### What is needed
From the records below, pull each line that has "RngState".

________________

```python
# ... 91 lines not shown
    L.hgibbs_cov_dot.argtypes = [vp, C.c_int, C.c_double, dp]
    L.hgibbs_cov_update.argtypes = [vp, C.c_int, C.c_double]
    L.hydra_chain_set_covariates.argtypes = [vp, dp, C.c_int]
    L.hydra_chain_gamma.argtypes = [vp, dp, ip]
    L.hgibbs_set_components.argtypes = [vp, ip]
    L.hydra_chain_restore.argtypes = [vp, C.POINTER(RestartState)]
    L.hydra_rng_to_boost_words.argtypes = [C.POINTER(RngState), u32p]
    L.hydra_rng_from_boost_words.argtypes = [u32p, C.POINTER(RngState)]
    L.hydra_rng_shuffle.argtypes = [C.POINTER(RngState), ip, C.c_uint32]
    L.hgibbs_set_model.argtypes = [vp, C.c_int, C.c_int, ip, dp, dp]
    L.hgibbs_set_beta.argtypes = [vp, dp]
    L.hgibbs_get_beta.argtypes = [vp, dp, ip, dp]
    L.hgibbs_beta_sqnorm.argtypes = [vp, dp]
    L.hgibbs_sweep.argtypes = [vp, ip, C.c_double, dp, dp, u8p, C.POINTER(RngState), ip, u64p]
    L.hgibbs_set_option.argtypes = [vp, C.c_char_p, C.c_int64]
    L.hgibbs_last_sweep_stats.argtypes = [vp, C.POINTER(SweepStats)]
    L.hgibbs_stream_ceiling.argtypes = [vp, C.c_uint64, C.c_int, dp]
    L.hgibbs_debug_times.argtypes = [vp, C.POINTER(C.c_uint64)]
    L.hgibbs_resident_trace.argtypes = [vp, C.POINTER(C.c_uint64), C.c_uint64]
    L.hydra_chain_create.argtypes = [vp, C.POINTER(ModelDesc), dp, C.POINTER(vp)]
    L.hydra_chain_destroy.argtypes = [vp]
    L.hydra_chain_iterate.argtypes = [vp]
    L.hydra_chain_state.argtypes = [vp, dp, dp, dp, dp, ip, ip, C.POINTER(RngState)]
    L.hydra_chain_csv_line.argtypes = [vp, C.c_uint32, C.c_char_p, C.c_size_t]
    L.hydra_chain_order.argtypes = [vp]
    L.hydra_chain_order.restype = ip
    L.hydra_chain_last_nnz.argtypes = [vp]
    gp = C.POINTER(GrandState)
    L.hgibbs_grand_seed.argtypes = [gp, C.c_uint32]
    L.hgibbs_grand_seed.restype = None
# ... 636 lines not shown
        return cass, nnz.value

    def resident_trace(self):
        out = np.zeros((10, 4096), dtype=np.uint64)
        check(self.L.hgibbs_resident_trace(self.h, out.ctypes.data_as(C.POINTER(C.c_uint64)), out.size))
        return out

    def sweep_stats(self):
        s = SweepStats()
        check(self.L.hgibbs_last_sweep_stats(self.h, C.byref(s)))
        return {"launches": s.launches, "nnz_updates": s.nnz_updates, "device_ms": s.device_ms,
                "kernel_ms_avg": s.kernel_ms_avg, "carried_columns": s.carried_columns, "working_launches": s.working_launches,
                "accepted_markers": s.accepted_markers, "streamed_columns": s.streamed_columns,
                "tiles_per_workgroup_min": s.tiles_per_workgroup_min, "tiles_per_workgroup_max": s.tiles_per_workgroup_max,
                "engine": s.engine, "walker": s.walker, "refill": s.refill, "eps_sum_drift": s.eps_sum_drift, "rounds": s.rounds, "events": s.events,
                "advances": s.advances, "chunks": s.chunks, "refolds": s.refolds, "pivots": s.pivots, "predicted": s.predicted, "shader_mhz": s.shader_mhz, "ticks": list(s.ticks)}


class Chain:

    def __init__(self, dev, y, mS=None, groups=None, seed=1222, shuffle=1):
        self.dev = dev
        self.L = dev.L
        if mS is None:
            mS = np.array([[0.0, 0.0001, 0.001, 0.01]])
        self.mS = np.ascontiguousarray(mS, dtype=np.float64)
        self.G, self.K = self.mS.shape
        self.groups = None if groups is None else np.ascontiguousarray(groups, dtype=np.int32)
        y = np.ascontiguousarray(y, dtype=np.float64)
        assert y.shape[0] == dev.n_global
        d = ModelDesc(seed, shuffle, self.G, self.K, _ip(self.groups) if self.groups is not None else None, _dp(self.mS))
# ... 222 lines not shown
```

### hydra_amd/csrc/hg_resident.hip.h

```cpp
#pragma once

#include "hg_sweep.hip.h"

namespace hg {
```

________________

### Reply to the task
    L.hydra_rng_to_boost_words.argtypes = [C.POINTER(RngState), u32p]
    L.hydra_rng_from_boost_words.argtypes = [u32p, C.POINTER(RngState)]
    L.hydra_rng_shuffle.argtypes = [C.POINTER(RngState), ip, C.c_uint32]
    L.hgibbs_sweep.argtypes = [vp, ip, C.c_double, dp, dp, u8p, C.POINTER(RngState), ip, u64p]
    L.hydra_chain_state.argtypes = [vp, dp, dp, dp, dp, ip, ip, C.POINTER(RngState)]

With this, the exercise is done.